Most important, the argument is that user-defined operators have
PROVEN THEMSELVES IN PRACTICE in several languages.  Erlang is almost
alone amongst functional languages in not allowing them.  They really
do provide a welcome increase in readability *some of the time*.

	We are trained through the mathematics we took
	in school to use non-alphanumeric symbols as operators and that
	is just what we shall do when we get to make up our own.

I'm sorry that you think Erlang is so bad.  Look at the following
list of operators, culled from the 5.3 reference manual:

    Familiar from school:
	= < > + -
    Not familiar from school:
	* (should be x) / (should be -:-)
	== /= =< >= =:= =/= ++ -- : # !
    Not familiar from school and alphabetic:
	bnot div rem band bor bxor bsl bsr
	not and or xor orelse andalso catch
5+13+15
If familiarity from school were a tolerable criterion for what should
be allowed as an operator, only 5 of Erlang's 33 operators would be
allowed.

If "non-alphanumeric symbols" were a tolerable criterion for what
should be allowed as an operator, nearly half (15) of Erlang's
existing operators would be forbidden.

In short, this diktat is definitely NOT "in keeping with the theme
and syntax of Erlang".  The Erlang designers rejected it entirely,
as do I.

	If I want to deal with refactoring peoples code that looks like
	a bunch of cryptic symbols between strings and numbers where the
	symbols do different things depending, then ... well I don't
	want to deal with code like that so I will put my vote in for
	only having to deal with cryptic functions from time to time and
	for keeping things just the way they are.
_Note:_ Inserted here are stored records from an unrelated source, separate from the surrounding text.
template <int PZ_E>
__global__ __launch_bounds__(256) void permutation_z_kernel(const u64* __restrict__ trace, size_t n, const PairCols* __restrict__ pairs,
                                                            u64 gamma0, u64 gamma1, u64* __restrict__ zout) {
  __shared__ u64 wtot[4];
  __shared__ u64 carry_s;
  const int z = blockIdx.x;
  const u64* lhs = trace + (size_t)pairs[z].lhs * n;
  const u64* rhs = trace + (size_t)pairs[z].rhs * n;
  u64* zc = zout + (size_t)z * n;
  const int tid = threadIdx.x, lane = tid & 63, wv = tid >> 6;
  const F g0(gamma0), g1(gamma1);
  F carry(1), dprod(1);
  for (size_t base = 0; base < n; base += 256 * PZ_E) {
    const size_t i0 = base + (size_t)tid * PZ_E;
    u64 lv[PZ_E], rv[PZ_E];
#pragma unroll
    for (int e = 0; e < PZ_E; e++) { lv[e] = lhs[i0 + e]; rv[e] = rhs[i0 + e]; }
    F pr[PZ_E];
#pragma unroll
    for (int e = 0; e < PZ_E; e++) {
      const F l(lv[e]), r(rv[e]);
      const F num = (l + g0) * (l + g1);
      pr[e] = e ? pr[e - 1] * num : num;
      dprod = dprod * ((r + g0) * (r + g1));
    }
    F inc = wave_scan_mul(pr[PZ_E - 1], lane);
    if (lane == 63) wtot[wv] = inc.v;
    __syncthreads();
    F pre = carry;
    for (int w = 0; w < wv; w++) pre = pre * F(wtot[w]);
    const u64 prev = __shfl_up((unsigned long long)inc.v, 1, 64);
    const F excl = lane == 0 ? pre : pre * F(prev);
    zc[i0] = excl.v;
#pragma unroll
    for (int e = 1; e < PZ_E; e++) zc[i0 + e] = (excl * pr[e - 1]).v;
    carry = carry * F(wtot[0]) * F(wtot[1]) * F(wtot[2]) * F(wtot[3]);
    __syncthreads();
  }
  {
    F w = dprod;
#pragma unroll
    for (int d = 32; d >= 1; d >>= 1) w = w * F(__shfl_xor((unsigned long long)w.v, d, 64));
    if (lane == 0) wtot[wv] = w.v;
    __syncthreads();
    if (tid == 0) carry_s = f_inv(F(wtot[0]) * F(wtot[1]) * F(wtot[2]) * F(wtot[3])).v;
    __syncthreads();
  }
  carry = F(carry_s);
  __syncthreads();
  for (size_t base = n; base > 0; base -= 256 * PZ_E) {
    const size_t i0 = base - 1 - (size_t)tid * PZ_E;
    u64 rv[PZ_E], zv[PZ_E];
#pragma unroll
    for (int e = 0; e < PZ_E; e++) { rv[e] = rhs[i0 - e]; zv[e] = zc[i0 - e]; }
    F pr[PZ_E];
#pragma unroll
    for (int e = 0; e < PZ_E; e++) {
      const F r(rv[e]);
      const F den = (r + g0) * (r + g1);
      pr[e] = e ? pr[e - 1] * den : den;
    }
    F inc = wave_scan_mul(pr[PZ_E - 1], lane);
    if (lane == 63) wtot[wv] = inc.v;
    __syncthreads();
    F pre = carry;
    for (int w = 0; w < wv; w++) pre = pre * F(wtot[w]);
    const u64 prev = __shfl_up((unsigned long long)inc.v, 1, 64);
    const F excl = lane == 0 ? pre : pre * F(prev);
#pragma unroll
    for (int e = 0; e < PZ_E; e++) zc[i0 - e] = (F(zv[e]) * (excl * pr[e])).v;
    carry = carry * F(wtot[0]) * F(wtot[1]) * F(wtot[2]) * F(wtot[3]);
    __syncthreads();
  }
}

#include "kernels_quotient.cuh"
__global__ __launch_bounds__(256) void quotient_combine_kernel(QuotientParams p) {
  size_t i = (size_t)blockIdx.x * blockDim.x + threadIdx.x;
  if (i >= p.m) return;
  F dinv(p.zh_inv[((i << p.row_shift) | p.row_rho) & 1]);
#pragma unroll
  for (int j = 0; j < SBN_NCH; j++) {
    F acc(p.part[((size_t)(QSEG - 1) * SBN_NCH + j) * p.m + i]);
#pragma unroll
    for (u32 sgm = 0; sgm + 1 < QSEG; sgm++) acc += F(p.part[((size_t)sgm * SBN_NCH + j) * p.m + i]) * F(p.seg_shift[sgm][j]);
    p.qout[(size_t)j * p.m + i] = (acc * dinv).v;
  }
}

__global__ void domain_tables_kernel(u64* xs, u64* lag_first, u64* lag_last, size_t m, u32 lde_log, u32 degree_bits) {
  size_t i = (size_t)blockIdx.x * blockDim.x + threadIdx.x;
  if (i >= m) return;
  F w = f_root_of_unity(lde_log);
  F x = F(GL_GEN) * f_pow(w, i);
  F g = f_root_of_unity(degree_bits);
  F nn = F((u64)1 << degree_bits);
  F zx = f_exp_pow2(x, degree_bits) - F(1);
  xs[i] = x.v;
  lag_first[i] = (zx * f_inv(nn * (x - F(1)))).v;
  lag_last[i] = (zx * f_inv(nn * (g * x - F(1)))).v;
}

__device__ __forceinline__ F wave_scan_mul_rev(F x, int lane) {
#pragma unroll
  for (int d = 1; d < 64; d <<= 1) {
    u64 o = __shfl_down((unsigned long long)x.v, d, 64);
    if (lane + d < 64) x = x * F(o);
  }
  return x;
}
template <int PZ_E>
__global__ __launch_bounds__(256) void permz_chunk_products_kernel(const u64* __restrict__ trace, size_t n, const PairCols* __restrict__ pairs, u64 gamma0, u64 gamma1,
                                                                   u64* __restrict__ tot) {
  __shared__ u64 wn[4], wd[4];
  const int z = blockIdx.y;
  const size_t c = blockIdx.x, chunks = gridDim.x;
  const int tid = threadIdx.x, lane = tid & 63, wv = tid >> 6;
  const size_t i0 = c * 256 * PZ_E + (size_t)tid * PZ_E;
  const u64* lhs = trace + (size_t)pairs[z].lhs * n + i0;
  const u64* rhs = trace + (size_t)pairs[z].rhs * n + i0;
  const F g0(gamma0), g1(gamma1);
  u64 lv[PZ_E], rv[PZ_E];
#pragma unroll
  for (int e = 0; e < PZ_E; e++) { lv[e] = lhs[e]; rv[e] = rhs[e]; }
  F pn(1), pd(1);
#pragma unroll
  for (int e = 0; e < PZ_E; e++) { const F l(lv[e]), r(rv[e]); pn = pn * ((l + g0) * (l + g1)); pd = pd * ((r + g0) * (r + g1)); }
#pragma unroll
  for (int d = 32; d >= 1; d >>= 1) { pn = pn * F(__shfl_xor((unsigned long long)pn.v, d, 64)); pd = pd * F(__shfl_xor((unsigned long long)pd.v, d, 64)); }
  if (lane == 0) { wn[wv] = pn.v; wd[wv] = pd.v; }
  __syncthreads();
  if (tid == 0) {
    tot[((size_t)z * chunks + c) * 2] = (F(wn[0]) * F(wn[1]) * F(wn[2]) * F(wn[3])).v;
    tot[((size_t)z * chunks + c) * 2 + 1] = (F(wd[0]) * F(wd[1]) * F(wd[2]) * F(wd[3])).v;
  }
}
__global__ __launch_bounds__(64) void permz_chunk_scan_kernel(const u64* __restrict__ tot, u32 chunks, u64* __restrict__ pq) {
  const int z = blockIdx.x, lane = threadIdx.x;
  const u64* t = tot + (size_t)z * chunks * 2;
  u64* o = pq + (size_t)z * chunks * 2;
  F carry(1), all(1);
  for (u32 b = 0; b < chunks; b += 64) {
    const u32 idx = b + lane;
    const bool on = idx < chunks;
    const F inc = wave_scan_mul(on ? F(t[2 * idx]) : F(1), lane);
    const u64 pv = __shfl_up((unsigned long long)inc.v, 1, 64);
    if (on) o[2 * idx] = (lane == 0 ? carry : carry * F(pv)).v;
    carry = carry * F(__shfl((unsigned long long)inc.v, 63, 64));
    F d = on ? F(t[2 * idx + 1]) : F(1);
#pragma unroll
    for (int k = 32; k >= 1; k >>= 1) d = d * F(__shfl_xor((unsigned long long)d.v, k, 64));
    all = all * d;
  }
  F carry_s = f_inv(all);
  for (u32 b = ((chunks - 1) / 64) * 64;; b -= 64) {
    const u32 idx = b + lane;
    const bool on = idx < chunks;
    const F inc = wave_scan_mul_rev(on ? F(t[2 * idx + 1]) : F(1), lane);
    const u64 sv = __shfl_down((unsigned long long)inc.v, 1, 64);
    if (on) o[2 * idx + 1] = (lane == 63 ? carry_s : carry_s * F(sv)).v;
    carry_s = carry_s * F(__shfl((unsigned long long)inc.v, 0, 64));
    if (b == 0) break;
  }
}
template <int PZ_E>
__global__ __launch_bounds__(256) void permz_chunk_write_kernel(const u64* __restrict__ trace, size_t n, const PairCols* __restrict__ pairs, u64 gamma0, u64 gamma1,
                                                                const u64* __restrict__ pq, u64* __restrict__ zout) {
  __shared__ u64 wn[4], wd[4];
  const int z = blockIdx.y;
  const size_t c = blockIdx.x, chunks = gridDim.x;
  const int tid = threadIdx.x, lane = tid & 63, wv = tid >> 6;
  const size_t i0 = c * 256 * PZ_E + (size_t)tid * PZ_E;
  const u64* lhs = trace + (size_t)pairs[z].lhs * n + i0;
  const u64* rhs = trace + (size_t)pairs[z].rhs * n + i0;
  u64* zc = zout + (size_t)z * n + i0;
  const F g0(gamma0), g1(gamma1);
  u64 lv[PZ_E], rv[PZ_E];
#pragma unroll
  for (int e = 0; e < PZ_E; e++) { lv[e] = lhs[e]; rv[e] = rhs[e]; }
  F pn[PZ_E], sd[PZ_E];
#pragma unroll
  for (int e = 0; e < PZ_E; e++) { const F l(lv[e]); const F num = (l + g0) * (l + g1); pn[e] = e ? pn[e - 1] * num : num; }
#pragma unroll
  for (int e = PZ_E - 1; e >= 0; e--) { const F r(rv[e]); const F den = (r + g0) * (r + g1); sd[e] = e < PZ_E - 1 ? sd[e + 1] * den : den; }
  const F incn = wave_scan_mul(pn[PZ_E - 1], lane), incd = wave_scan_mul_rev(sd[0], lane);
  if (lane == 63) wn[wv] = incn.v;
  if (lane == 0) wd[wv] = incd.v;
  __syncthreads();
  F pre(pq[((size_t)z * chunks + c) * 2]), suf(pq[((size_t)z * chunks + c) * 2 + 1]);
  for (int w = 0; w < wv; w++) pre = pre * F(wn[w]);
  for (int w = 3; w > wv; w--) suf = suf * F(wd[w]);
  const u64 pv = __shfl_up((unsigned long long)incn.v, 1, 64), sv = __shfl_down((unsigned long long)incd.v, 1, 64);
  const F exn = lane == 0 ? pre : pre * F(pv);
  const F exd = lane == 63 ? suf : suf * F(sv);
  const F both = exn * exd;
  zc[0] = (both * sd[0]).v;
#pragma unroll
  for (int e = 1; e < PZ_E; e++) zc[e] = (both * pn[e - 1] * sd[e]).v;
}

__global__ void ext_pow_table_kernel(u64* pa, u64* pb, size_t n, u64 z0, u64 z1) {
  size_t i = (size_t)blockIdx.x * blockDim.x + threadIdx.x;
  if (i >= n) return;
  E2 r = e2_pow(E2(F(z0), F(z1)), i);
  pa[i] = r.a.v; pb[i] = r.b.v;
}
__device__ __forceinline__ F block_sum(F v, u64* sh) {
  const int lane = threadIdx.x & 63, wv = threadIdx.x >> 6;
#pragma unroll
  for (int d = 32; d >= 1; d >>= 1) v = v + F(__shfl_xor((unsigned long long)v.v, d, 64));
  __syncthreads();
  if (lane == 0) sh[wv] = v.v;
  __syncthreads();
  F t(0);
  for (unsigned w = 0; w < blockDim.x / 64; w++) t = t + F(sh[w]);
  return t;
}
template <u32 OPEN_UNROLL>
__global__ __launch_bounds__(256) void openings_kernel(const u64* __restrict__ coeffs, size_t n, const u64* __restrict__ pa0, const u64* __restrict__ pb0,
                                                       const u64* __restrict__ pa1, const u64* __restrict__ pb1, u64* __restrict__ out) {
  __shared__ u64 sh[4];
  const u64* c = coeffs + (size_t)blockIdx.x * n;
  Acc<F> s0, r0, s1, r1;
  s0.clear(); r0.clear(); s1.clear(); r1.clear();
  for (size_t i = threadIdx.x; i < n; i += 256 * OPEN_UNROLL) {
    u64 cv[OPEN_UNROLL], t0[OPEN_UNROLL], t1[OPEN_UNROLL], t2[OPEN_UNROLL], t3[OPEN_UNROLL];
#pragma unroll
    for (u32 k = 0; k < OPEN_UNROLL; k++) {
      const size_t ik = i + 256 * k;
      cv[k] = c[ik]; t0[k] = pa0[ik]; t1[k] = pb0[ik]; t2[k] = pa1[ik]; t3[k] = pb1[ik];
    }
    __builtin_amdgcn_sched_barrier(0);
#pragma unroll
    for (u32 k = 0; k < OPEN_UNROLL; k++) {
      const F v{cv[k]};
      s0.macv(v, F(t0[k])); r0.macv(v, F(t1[k]));
      s1.macv(v, F(t2[k])); r1.macv(v, F(t3[k]));
    }
  }
  const F a0 = block_sum(s0.value(), sh), b0 = block_sum(r0.value(), sh), a1 = block_sum(s1.value(), sh), b1 = block_sum(r1.value(), sh);
  if (threadIdx.x == 0) {
    u64* o = out + (size_t)blockIdx.x * 4;
    o[0] = a0.v; o[1] = b0.v; o[2] = a1.v; o[3] = b1.v;
  }
}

I can only characterise this as scaremongering.
The proposal I'm arguing for *FORBIDS* "cryptic symbols" as operator
names.   And operators would not and could not "do different things
depending" to any greater extent than Erlang functions already can
and do.  Allowing alphameric function names to be used as operators
wouldn't make Erlang in no way harder to read or maintain, and it
really is *not* good enough to make wild statements saying that they
could.

I repeat:

> I'm tired of scaremongering about how bad things *could* get, when
> Haskell and Fortran experience shows that they *don't* get bad, and
> when they *can't* get bad in some of the alleged ways.